Instructions for the task = The entries below hold a line with "float m0 = 0.0f, m1" and a line with "float m = red[threadIdx.x];". Return those lines and all that lie between them, exactly and only.

Working data =
__device__ __forceinline__ float scale_from_amax(float amax) {
    int e = (int)((__float_as_uint(amax) >> 23) & 0xFFu);
    e = max(15, min(e, 254));
    return __uint_as_float((unsigned)(268 - e) << 23);
}
__device__ __forceinline__ float inv_scale_from_amax(float amax) {
    int e = (int)((__float_as_uint(amax) >> 23) & 0xFFu);
    e = max(15, min(e, 254));
    return __uint_as_float((unsigned)(e - 14) << 23);
}
__device__ __forceinline__ void count_window(int below, unsigned long long* counter) {
#ifdef IGAN_NO_WINDOW_COUNT
    return;
#endif
#pragma unroll
    for (int o = 32; o >= 1; o >>= 1) below += __shfl_xor(below, o);
    if ((threadIdx.x & 63) == 0 && below != 0) atomicAdd(counter, (unsigned long long)below);
}

__device__ __forceinline__ void split2(float vs, unsigned short (&o)[2]) {
    const _Float16 p0 = (_Float16)vs;
    const _Float16 p1 = (_Float16)((vs - (float)p0) * 2048.0f);
    o[0] = __builtin_bit_cast(unsigned short, p0);
    o[1] = __builtin_bit_cast(unsigned short, p1);
}

__device__ __forceinline__ void load_unit16(const float* __restrict__ x, const float* __restrict__ scale, int p, int c, int C, int HW, float (&v)[16]) {
    const float4* src = reinterpret_cast<const float4*>(x + (size_t)p * C + 16 * c);
#pragma unroll
    for (int i = 0; i < 4; i++) { const float4 f = src[i]; v[4 * i] = f.x; v[4 * i + 1] = f.y; v[4 * i + 2] = f.z; v[4 * i + 3] = f.w; }
    if (scale != nullptr) {
        const float4* sc = reinterpret_cast<const float4*>(scale + (size_t)(p / HW) * C + 16 * c);
#pragma unroll
        for (int i = 0; i < 4; i++) { const float4 f = sc[i]; v[4 * i] *= f.x; v[4 * i + 1] *= f.y; v[4 * i + 2] *= f.z; v[4 * i + 3] *= f.w; }
    }
}
__device__ __forceinline__ void store_units(const unsigned short (&pc)[2][16], uint4* stage, unsigned short* __restrict__ out, int total, int chunk) {
#pragma unroll
    for (int q = 0; q < 2; q++)
#pragma unroll
        for (int hh = 0; hh < 2; hh++) {
            uint4 u;
            u.x = pc[q][8 * hh + 0] | ((unsigned)pc[q][8 * hh + 1] << 16); u.y = pc[q][8 * hh + 2] | ((unsigned)pc[q][8 * hh + 3] << 16);
            u.z = pc[q][8 * hh + 4] | ((unsigned)pc[q][8 * hh + 5] << 16); u.w = pc[q][8 * hh + 6] | ((unsigned)pc[q][8 * hh + 7] << 16);
            stage[threadIdx.x * 4 + 2 * q + hh] = u;
        }
    __syncthreads();
    const int units = min(256, total - chunk * 256);
    uint4* dst = reinterpret_cast<uint4*>(out + (size_t)chunk * 256 * 32);
#pragma unroll
    for (int k = 0; k < 4; k++) {
        const int j = k * 256 + threadIdx.x;
        if (j < units * 4) dst[j] = stage[j];
    }
}

__global__ __launch_bounds__(256) void rows_f16_kernel(const float* __restrict__ x, const float* __restrict__ scale, unsigned short* __restrict__ out,
                                                        float* __restrict__ rowinv, float* __restrict__ colmax, int total, int cpp, int lcpp, int C, int HW) {
    __shared__ uint4 stage[256 * 4];
    const int c = threadIdx.x & (cpp - 1);
    float cm[16];
#pragma unroll
    for (int i = 0; i < 16; i++) cm[i] = 0.0f;
    int below = 0;
    const int nchunks = (total + 255) >> 8;
    for (int chunk = blockIdx.x; chunk < nchunks; chunk += gridDim.x) {
        const bool mine = chunk * 256 + (int)threadIdx.x < total;
        const int idx = min(chunk * 256 + (int)threadIdx.x, total - 1);
        const int p = idx >> lcpp;
        float v[16];
        load_unit16(x, scale, p, c, C, HW, v);
        float m = 0.0f;
#pragma unroll
        for (int i = 0; i < 16; i++) { const float av = fabsf(v[i]); m = fmaxf(m, av); if (mine) cm[i] = fmaxf(cm[i], av); }
        for (int o = 1; o < cpp; o <<= 1) m = fmaxf(m, __shfl_xor(m, o));
        const float S = scale_from_amax(m);
        if (mine && c == 0) rowinv[p] = inv_scale_from_amax(m);
        unsigned short pc[2][16];
#pragma unroll
        for (int i = 0; i < 16; i++) {
            unsigned short o[2];
            const float vs = v[i] * S;
            split2(vs, o);
            pc[0][i] = o[0]; pc[1][i] = o[1];
            below += (mine && vs != 0.0f && fabsf(vs) < 0x1p-12f) ? 1 : 0;
        }
        if (chunk != (int)blockIdx.x) __syncthreads();
        store_units(pc, stage, out, total, chunk);
    }
    count_window(below, &g_f16_below_window);
#ifndef IGAN_NO_WINDOW_COUNT
    if (blockIdx.x == 0 && threadIdx.x == 0) atomicAdd(&g_f16_imaged, (unsigned long long)total * 16ull);
#endif
    if (colmax != nullptr) {
        __syncthreads();
        float* sm = reinterpret_cast<float*>(stage);
#pragma unroll
        for (int i = 0; i < 16; i++) sm[threadIdx.x * 16 + i] = cm[i];
        __syncthreads();
        const int groups = 256 >> lcpp;
        for (int ch = threadIdx.x; ch < C; ch += 256) {
            const int cc = ch >> 4, i = ch & 15;
            float m = 0.0f;
            for (int j = 0; j < groups; j++) m = fmaxf(m, sm[(j * cpp + cc) * 16 + i]);
            colmax[4 + (size_t)blockIdx.x * C + ch] = m;
        }
        if (blockIdx.x == 0 && threadIdx.x == 0) colmax[0] = (float)gridDim.x;
    }
}

__global__ __launch_bounds__(256) void cols_amax_kernel(const float* __restrict__ x, const float* __restrict__ scale, float* __restrict__ partial,
                                                         int P_, int C4, int lC4, int HW, float* __restrict__ header) {
    if (header != nullptr && blockIdx.x == 0 && threadIdx.x == 0) header[0] = (float)gridDim.x;
    __shared__ float4 red[256];
    const int q = threadIdx.x & (C4 - 1), pl = threadIdx.x >> lC4, ppi = 256 >> lC4;
    const int step = gridDim.x * ppi;
    float4 m = make_float4(0.f, 0.f, 0.f, 0.f);
    auto take = [&](int p) {
        float4 v = reinterpret_cast<const float4*>(x)[(size_t)p * C4 + q];
        if (scale != nullptr) {
            const float4 f = reinterpret_cast<const float4*>(scale)[(size_t)(p / HW) * C4 + q];
            v.x *= f.x; v.y *= f.y; v.z *= f.z; v.w *= f.w;
        }
        m.x = fmaxf(m.x, fabsf(v.x)); m.y = fmaxf(m.y, fabsf(v.y)); m.z = fmaxf(m.z, fabsf(v.z)); m.w = fmaxf(m.w, fabsf(v.w));
    };
    int p = blockIdx.x * ppi + pl;
    for (; p + step < P_; p += 2 * step) { take(p); take(p + step); }
    if (p < P_) take(p);
    red[threadIdx.x] = m;
    __syncthreads();
    if (pl == 0) {
        for (int j = 1; j < ppi; j++) {
            const float4 o = red[j * C4 + q];
            m.x = fmaxf(m.x, o.x); m.y = fmaxf(m.y, o.y); m.z = fmaxf(m.z, o.z); m.w = fmaxf(m.w, o.w);
        }
        reinterpret_cast<float4*>(partial)[(size_t)blockIdx.x * C4 + q] = m;
    }
}
__global__ __launch_bounds__(256) void cols_finalize_kernel(const float* __restrict__ partial, float* __restrict__ inv, float* __restrict__ sc, int rows, int C, const float* __restrict__ header) {
    __shared__ float red[256];
    if (header != nullptr) rows = (int)header[0];
    const int c = blockIdx.x * 8 + (threadIdx.x & 7), rl = threadIdx.x >> 3;
    float m0 = 0.0f, m1 = 0.0f, m2 = 0.0f, m3 = 0.0f;
    if (c < C) {
        int r = rl;
        for (; r + 96 < rows; r += 128) {
            m0 = fmaxf(m0, partial[(size_t)r * C + c]); m1 = fmaxf(m1, partial[(size_t)(r + 32) * C + c]);
            m2 = fmaxf(m2, partial[(size_t)(r + 64) * C + c]); m3 = fmaxf(m3, partial[(size_t)(r + 96) * C + c]);
        }
        for (; r < rows; r += 32) m0 = fmaxf(m0, partial[(size_t)r * C + c]);
    }
    red[threadIdx.x] = fmaxf(fmaxf(m0, m1), fmaxf(m2, m3));
    __syncthreads();
    if (rl == 0 && c < C) {
        float m = red[threadIdx.x];
        for (int j = 1; j < 32; j++) m = fmaxf(m, red[8 * j + threadIdx.x]);
        inv[c] = inv_scale_from_amax(m);
        sc[c] = scale_from_amax(m);
    }
}
__global__ __launch_bounds__(256) void cols_f16_kernel(const float* __restrict__ x, const float* __restrict__ scale, unsigned short* __restrict__ out,
                                                        const float* __restrict__ sc, int total, int cpp, int C, int HW) {
    __shared__ uint4 stage[256 * 4];
    const bool mine = (int)(blockIdx.x * 256 + threadIdx.x) < total;
    const int idx = min((int)(blockIdx.x * 256 + threadIdx.x), total - 1);
    const int p = idx / cpp, c = idx - p * cpp;
    float v[16], S[16];
    load_unit16(x, scale, p, c, C, HW, v);
#pragma unroll
    for (int i = 0; i < 4; i++) { const float4 f = reinterpret_cast<const float4*>(sc + 16 * c)[i]; S[4 * i] = f.x; S[4 * i + 1] = f.y; S[4 * i + 2] = f.z; S[4 * i + 3] = f.w; }
    unsigned short pc[2][16];
    int below = 0;
#pragma unroll
    for (int i = 0; i < 16; i++) {
        unsigned short o[2];
        const float vs = v[i] * S[i];
        split2(vs, o);
        pc[0][i] = o[0]; pc[1][i] = o[1];
        below += (mine && vs != 0.0f && fabsf(vs) < 0x1p-12f) ? 1 : 0;
    }
    count_window(below, &g_f16_below_window_cols);
#ifndef IGAN_NO_WINDOW_COUNT
    if (blockIdx.x == 0 && threadIdx.x == 0) atomicAdd(&g_f16_imaged_cols, (unsigned long long)total * 16ull);
#endif
    store_units(pc, stage, out, total, (int)blockIdx.x);
}

template <bool WT>
__global__ __launch_bounds__(256) void filter_amax_kernel(const float* __restrict__ w, float* __restrict__ partial, int taps, int Nn, int K) {
    if constexpr (WT) {
        const int row = blockIdx.x * 4 + (threadIdx.x >> 6), lane = threadIdx.x & 63;
        if (row >= taps * Nn) return;
        const float4* src = reinterpret_cast<const float4*>(w + (size_t)row * K);
        float m = 0.0f;
        for (int i = lane; i < (K >> 2); i += 64) { const float4 f = src[i]; m = fmaxf(m, fmaxf(fmaxf(fabsf(f.x), fabsf(f.y)), fmaxf(fabsf(f.z), fabsf(f.w)))); }
#pragma unroll
        for (int o = 32; o >= 1; o >>= 1) m = fmaxf(m, __shfl_xor(m, o));
        if (lane == 0) partial[row] = m;
    } else {
        __shared__ float red[256];
        const int tap = blockIdx.x / H_KSK, j = blockIdx.x - tap * H_KSK;
        const int n = blockIdx.y * 64 + (threadIdx.x & 63), rl = threadIdx.x >> 6;
        const int k0 = (int)(((long long)j * K) / H_KSK), k1 = (int)(((long long)(j + 1) * K) / H_KSK);
        float m = 0.0f;
        if (n < Nn) {
            const float* src = w + (size_t)tap * K * Nn + n;
            int k = k0 + rl;
            for (; k + 28 < k1; k += 32) {
                float v[8];
#pragma unroll
                for (int i = 0; i < 8; i++) v[i] = fabsf(src[(size_t)(k + 4 * i) * Nn]);
                m = fmaxf(m, fmaxf(fmaxf(fmaxf(v[0], v[1]), fmaxf(v[2], v[3])), fmaxf(fmaxf(v[4], v[5]), fmaxf(v[6], v[7]))));
            }
            for (; k < k1; k += 4) m = fmaxf(m, fabsf(src[(size_t)k * Nn]));
        }
        red[threadIdx.x] = m;
        __syncthreads();
        if (rl == 0 && n < Nn) partial[(size_t)blockIdx.x * Nn + n] = fmaxf(fmaxf(m, red[64 + threadIdx.x]), fmaxf(red[128 + threadIdx.x], red[192 + threadIdx.x]));
    }
}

Exercise output =
    float m0 = 0.0f, m1 = 0.0f, m2 = 0.0f, m3 = 0.0f;
    if (c < C) {
        int r = rl;
        for (; r + 96 < rows; r += 128) {
            m0 = fmaxf(m0, partial[(size_t)r * C + c]); m1 = fmaxf(m1, partial[(size_t)(r + 32) * C + c]);
            m2 = fmaxf(m2, partial[(size_t)(r + 64) * C + c]); m3 = fmaxf(m3, partial[(size_t)(r + 96) * C + c]);
        }
        for (; r < rows; r += 32) m0 = fmaxf(m0, partial[(size_t)r * C + c]);
    }
    red[threadIdx.x] = fmaxf(fmaxf(m0, m1), fmaxf(m2, m3));
    __syncthreads();
    if (rl == 0 && c < C) {
        float m = red[threadIdx.x];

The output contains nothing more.